The practice of forced disappearances dates back to the 1970s in Balochistan. However, since the
early 2000s, enforced disappearances and alleged extrajudicial killings have become a vital tool
of the government’s counterinsurgency policy. During these decades, the victims’ families have
barely ever received any.
Asian Human Rights Commission says that enforced disappearances have become a routine
occurrence in Pakistan, and the authorities have accepted it as a normal practice of law
enforcement agencies. The Voice for Baloch Missing Persons (VBMP) has registered
thousands of cases of enforced disappearances in Balochistan. The official figures revealed by
different governments fluctuate, so they cannot be trusted.

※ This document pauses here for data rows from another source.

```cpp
hipError_t fj_launch_emit_single(const FjLdsJoinArgs& a, hipStream_t s, u32* next_item) {
    if (!a.build.list || !a.probe.list || !a.items || !next_item || !a.out_cursor || a.dedup || !a.build.vals || (a.row_ids && !a.probe.vals))
        return hipErrorInvalidValue;
    const u32 nb = a.items_cap;
    const u32 ldsp = sizeof(EkHdr) + 2 * S * 8 + 2 * (JP_META + JB_META) * 4 + 16 + S / 8 + CK_OVF * 8;
    auto pk = a.row_ids ? fj_emit_join_persistent<1024, false, true, true> : fj_emit_join_persistent<1024, false, true>;
// ... 154 lines not shown
```

flash_hash_join_amd/csrc/fj_joins.hip:

```cpp
#include "fj_host.h"

namespace fjh {

static int skew_side(fj_ctx* c, PassIter& it, int side, bool vals, const FjChunkSet& in, const std::vector<u32>& off, u64 chunks, int S, int bits_left,
                     int slot, int tiles_slot, u32* d_nt, hipStream_t s);

int emit_pending(fj_ctx* c, u64* d_ok, u64* d_ov, size_t cap, hipStream_t s, fj_timings* t) {
    Pending& pd = c->pend;
    if (!pd.valid) return set_err("fj_emit_pairs: no counted materialising join is pending on this context");
    if (pd.count > cap) return set_err("fj_emit_pairs: output capacity %zu < %llu pairs", cap, (unsigned long long)pd.count);
    if (pd.count > 0 && (((uintptr_t)d_ok | (uintptr_t)d_ov) & 7)) return set_err("output buffers must be 8-byte aligned");
    HIPCHK(hipEventRecord(c->ev[E_EMIT0], s));
    if (pd.count > 0) {
        void* p;
        if (pd.kind == Pending::LDS) {
            if (pd.lds.row_ids) {
                pd.lds.dedup = 1; pd.lds.orig_vals = nullptr;
            } else if (pd.has_dups) {
                if (get_buf(c, W_ROWIDX, pd.nb * 8, &p)) return 1;
                u64* rowidx = (u64*)p;
                HIPCHK(fj_launch_iota(rowidx, pd.nb, s));
                HIPCHK(hipMemsetAsync(&c->d_sc->alloc[0], 0, sizeof(c->d_sc->alloc) + sizeof(c->d_sc->seg_counter), s));
                PassIter bit;
                pass_init(bit, 0, true, pd.nb, make_plan(pd.nb, pd.top_bits), pd.top_bits);
// ... 316 lines not shown
        const u32 grid = std::min<u32>(nitems, c->num_cus);
        HIPCHK(fj_launch_count_join_wide(jw, wa, false, grid, s));
        if (jw.dbg) {
            std::vector<unsigned long long> h(4096 * 8);
            HIPCHK(hipStreamSynchronize(s));
            HIPCHK(hipMemcpy(h.data(), jw.dbg, h.size() * 8, hipMemcpyDeviceToHost));
            double acc[8] = {0, 0, 0, 0, 0, 0, 0, 0};
            for (u32 g = 0; g < grid && g < 4096; ++g) for (int i = 0; i < 8; ++i) acc[i] += (double)h[g * 8 + i] * 0.01;
            u32 nit = 0;
            HIPCHK(hipMemcpy(&nit, jw.nitems_dev, 4, hipMemcpyDeviceToHost));
            const double per = (double)std::min<u32>(grid, 4096) * ((double)nit / grid);
            fprintf(stderr, "[FJ_WIDE_STAMPS] us per item (thread 0): rotate+requests %.3f  claim_issue+zero %.3f  barB %.3f  probe %.3f  resolve+park %.3f  barA %.3f  stores %.3f\n",
                    acc[0] / per, acc[5] / per, acc[6] / per, acc[1] / per, acc[2] / per, acc[3] / per, acc[4] / per);
            for (int ph = 0; ph < 3; ++ph) {
                fprintf(stderr, "[FJ_WIDE_STAMPS] wave 0..15, %s:", ph == 0 ? "requests + claims issued + probe" : ph == 1 ? "claims resolved + park (to barrier A)" : "stores (barrier A to B)");
                for (int w = 0; w < 16; ++w) {
                    double sacc = 0;
                    for (u32 g = 0; g < grid && g < 256; ++g) sacc += (double)h[2048 * 8 + g * 64 + w * 4 + ph] * 0.01;
                    fprintf(stderr, " %.2f", sacc / ((double)std::min<u32>(grid, 256) * ((double)nit / grid)));
                }
                fprintf(stderr, "\n");
            }
        }
    } else
    HIPCHK(fj_launch_lds_join(ja, false, s, &c->d_sc->next_item, options().persistent_min_items));
    if (ja.dbg) { if (stamps_report("FJ_JOIN_STAMPS", ja.dbg, nitems, s)) return 1; ja.dbg = nullptr; }
    HIPCHK(hipEventRecord(c->ev[E_JOIN], s));
    if (read_scalars(c, s)) return 1;
    t->lds_retries = 0;
    if ((c->h_sc->err & FJ_STAT_RETRY) && !(c->h_sc->err & (FJ_ERR_POOL | FJ_ERR_LDS_FULL))) {
        ja.retry_only = 1; ja.mark_toobig = ja.items ? 1u : 0u;
        HIPCHK(fj_launch_lds_join_retry(ja, s));
        ja.retry_only = 0;
        HIPCHK(hipEventRecord(c->ev[E_JOIN], s));
        if (read_scalars(c, s)) return 1;
        t->lds_retries = 1;
        if ((c->h_sc->err & FJ_STAT_TOOBIG) && !(c->h_sc->err & (FJ_ERR_POOL | FJ_ERR_LDS_FULL))) {
            bool ok = false; u32 redone = 0;
            if (skew_join(c, ja, plan, top_bits, nitems, pit.slot, materialize, s, &ok, &redone, &c->pend)) return 1;
            HIPCHK(hipEventRecord(c->ev[E_JOIN], s));
            if (read_scalars(c, s)) return 1;
            if (ok) t->lds_retries = 1 + (int)redone;
            else c->h_sc->err |= FJ_ERR_LDS_FULL;
        }
    }
    if (c->h_sc->err & FJ_ERR_POOL) return set_err("internal error: chunk pool exhausted during a partition pass");
    end_plan(c);
    plan_timings(c, plan, ja.nparts, evc, t);
// ... 22 lines not shown
    pass_init(bit, 0, materialize != 0, nb, plan, top_bits);
    bit.vals_pos = rid;
    int evc = 0;
    if (plan.bloom_level > 0) bit.save_level = plan.bloom_level;
    if (run_passes(c, bit, bk, (materialize && !rid) ? bv : nullptr, s, &ja.build, nullptr)) return 1;
    HIPCHK(hipEventRecord(c->ev[E_BUILD], s));
    Plan pplan = plan;
    if (bloom == 2) {
        const u32 nsamp = FJ_SAMPLE_KEYS;
        HIPCHK(fj_launch_sample_hits(ja.build, pk, np, nsamp, (u32)(top_bits - 32 - plan.bits), (1u << plan.bits) - 1u, &c->d_sc->sample_hits, s));
        HIPCHK(hipMemcpyAsync(&c->h_sc->sample_hits, &c->d_sc->sample_hits, sizeof(unsigned long long), hipMemcpyDeviceToHost, s));
        HIPCHK(hipStreamSynchronize(s));
        const u32 hit_bp = (u32)(c->h_sc->sample_hits * 10000ull / nsamp);
        t->sampled_hit_bp = (int)hit_bp;
        if (hit_bp > (u32)options().bloom_auto_max_hit_bp) { pplan = make_plan(nb, top_bits, false); plan.bloom_level = 0; plan.npass = pplan.npass; }
    }
    pass_init(pit, 1, rid, np, pplan, top_bits);
    pit.vals_pos = rid;
    pit.want_items = true;
    {
        size_t np_eff = np;
        if (plan.bloom_level > 0) np_eff = (size_t)((double)np * (t->sampled_hit_bp >= 0 ? std::min(10000, t->sampled_hit_bp + 1000) : 1500) / 10000.0);
        if (wide_join_planned(materialize != 0, nb, np_eff, plan.bits)) pit.item_tc_max = 32;
    }
    if (plan.bloom_level > 0) pit.bloom_build = &bit.saved;
    if (run_passes(c, pit, pk, nullptr, s, &ja.probe, &evc)) return 1;
    HIPCHK(hipEventRecord(c->ev[E_PPART], s));
    ja.avg_build_keys = (u32)std::min<u64>(0xFFFFFFFFu, (u64)nb >> plan.bits);
    ja.row_ids = rid ? 1u : 0u;
    if (radix_join_tail(c, materialize, ja, plan, np, pit, s, t, evc, out_count, lds_full, top_bits, so)) return 1;
    if (c->pend.valid) { c->pend.bk = bk; c->pend.bv = bv; c->pend.nb = nb; c->pend.top_bits = top_bits; }
    return 0;
}

static int mm_tile_join(fj_ctx* c, const FjLdsJoinArgs& ja, u32 nitems, int materialize, hipStream_t s, Pending* pend,
                        int outer = FJ_MM_INNER, const FjMmOuterArgs* oa = nullptr) {
    u32 nlive = 0;
    std::vector<u32> pc(nitems), boff((size_t)ja.build.nb + 1);
    std::vector<uint4> items(nitems);
    HIPCHK(hipMemcpyAsync(&nlive, ja.nitems_dev, 4, hipMemcpyDeviceToHost, s));
    HIPCHK(hipMemcpyAsync(pc.data(), ja.part_count, (size_t)nitems * 4, hipMemcpyDeviceToHost, s));
    HIPCHK(hipMemcpyAsync(items.data(), ja.items, (size_t)nitems * sizeof(uint4), hipMemcpyDeviceToHost, s));
    HIPCHK(hipMemcpyAsync(boff.data(), ja.build.boff, boff.size() * 4, hipMemcpyDeviceToHost, s));
    HIPCHK(hipStreamSynchronize(s));
    if (nlive > nitems) nlive = nitems;
    std::vector<uint4> tiles, big;
// ... 586 lines not shown
```

flash_hash_join_amd/csrc/fj_plan.hip:

```cpp
#include "fj_host.h"

namespace fjh {

namespace { thread_local std::string g_err; thread_local fj_timings g_last; }

int set_err(const char* fmt, ...) {
    char buf[1024];
    va_list ap; va_start(ap, fmt); vsnprintf(buf, sizeof buf, fmt, ap); va_end(ap);
    g_err = buf;
    return 1;
}
fj_timings& last_timings() { return g_last; }

Options& options() { static Options o; return o; }
static int set_option_value(Options& o, const char* name, long long value);
Options::Options() {
    static const char* const legacy[] = {"FJ_RADIX_THRESHOLD", "FJ_SCALAR_HBM_TABLE", "FJ_BLOOM_AUTO", "FJ_BLOOM_AUTO_MAX_HIT_BP", "FJ_BLOOM_VARIANT", "FJ_PLAN_TARGET_KEYS",
                                         "FJ_MAT_SINGLE_PASS", "FJ_PERSISTENT_MIN_ITEMS", "FJ_JOIN_ITEMS_TARGET", "FJ_JOIN_WIDE", "FJ_DIST_LOOPBACK", "FJ_DIST_INJECT_FAIL",
                                         "FJ_DIST_RESERVE_ALWAYS", "FJ_DIST_SPLIT_ALWAYS", "FJ_DIST_ONE_COMM", "FJ_EMIT_TAGGED"};
    for (const char* name : legacy)
        if (getenv(name)) fprintf(stderr, "flash_hash_join_amd: the environment variable %s is no longer read (use FJ_OPTIONS=\"name=value,...\" or fj_set_option; see include/flashjoin.h)\n", name);
    const char* e = getenv("FJ_OPTIONS");
    if (!e) return;
    std::string str(e);
// ... 129 lines not shown
        a.in_keys = it.prev.keys; a.in_vals = it.prev.vals; a.in_list = it.prev.list; a.in_dir = it.prev.dir;
        a.in_tiles = it.tiles; a.in_ntiles = it.ntiles; a.n_flat = 0;
    } else {
        a.in_keys = keys; a.in_vals = vals; a.in_list = nullptr; a.in_dir = nullptr; a.in_tiles = nullptr; a.in_ntiles = nullptr; a.n_flat = n;
        a.vals_pos = it.has_vals && it.vals_pos ? 1u : 0u;
        G = std::min(G, pass_groups((n + FJ_CHUNK - 1) / FJ_CHUNK, n, it.tile_chunks, it.F));
    }
    a.parent0 = 0;
    a.out_keys = cs.keys; a.out_vals = cs.vals; a.out_dir = cs.dir; a.out_rel = cs.rel; a.seg_off = cs.seg_off;
    a.bchunks = cs.bchunks; a.alloc = cs.alloc; a.seg_counter = it.seg_word ? it.seg_word : &c->d_sc->seg_counter[it.side * 4 + it.i];
    a.cap_chunks = cs.cap; a.max_segs = cs.max_segs;
    a.err = it.err_word ? it.err_word : &c->d_sc->err;
    if (it.have_prev && it.in_pk7) { a.in_pk7 = 1; a.in_b0 = it.in_b0; a.in_top_shift = it.in_top_shift; }
    a.shift = (u32)it.used; a.fan_log = (u32)it.plan.fan_log[it.i]; a.slab = fj_slab_for(it.appends); a.run_log = cs.run_log; a.side = (u32)it.side;
    const int line_log = (it.has_vals && it.F > 256) ? 3 : 4;
    if (ev_cursor) HIPCHK(hipEventRecord(c->ev[E_PK0 + 2 * (*ev_cursor)], s));
    HIPCHK(fj_launch_partition(a, it.has_vals, line_log, G, s));
    if (ev_cursor) { HIPCHK(hipEventRecord(c->ev[E_PK0 + 2 * (*ev_cursor) + 1], s)); ++*ev_cursor; }
    return 0;
}
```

In his message on X on April 10 th, 2023, the Federal Information Secretary revealed that the
national TV channels, on average, “give coverage to Balochistan for 34 seconds in 24 hours, and
that too when there is bad news”.
What will result from this new agreement is obvious. There have been many others like this one
in the past. The people of Balochistan have one of two options: they keep pressuring the
government by any means necessary. Or they give into the BLA pressures, which want a
separate Balochistan. BLA hopes to separate Balochistan from Iran and Afghanistan and create a
complete and sovereign Balochistan.
If the Pakistani government keeps treating the people of Balochistan the way it has so far and the
economy of the country keeps suffering in the same way as it has for the past decades, then the
chances of a sovereign Balochistan are more and more real.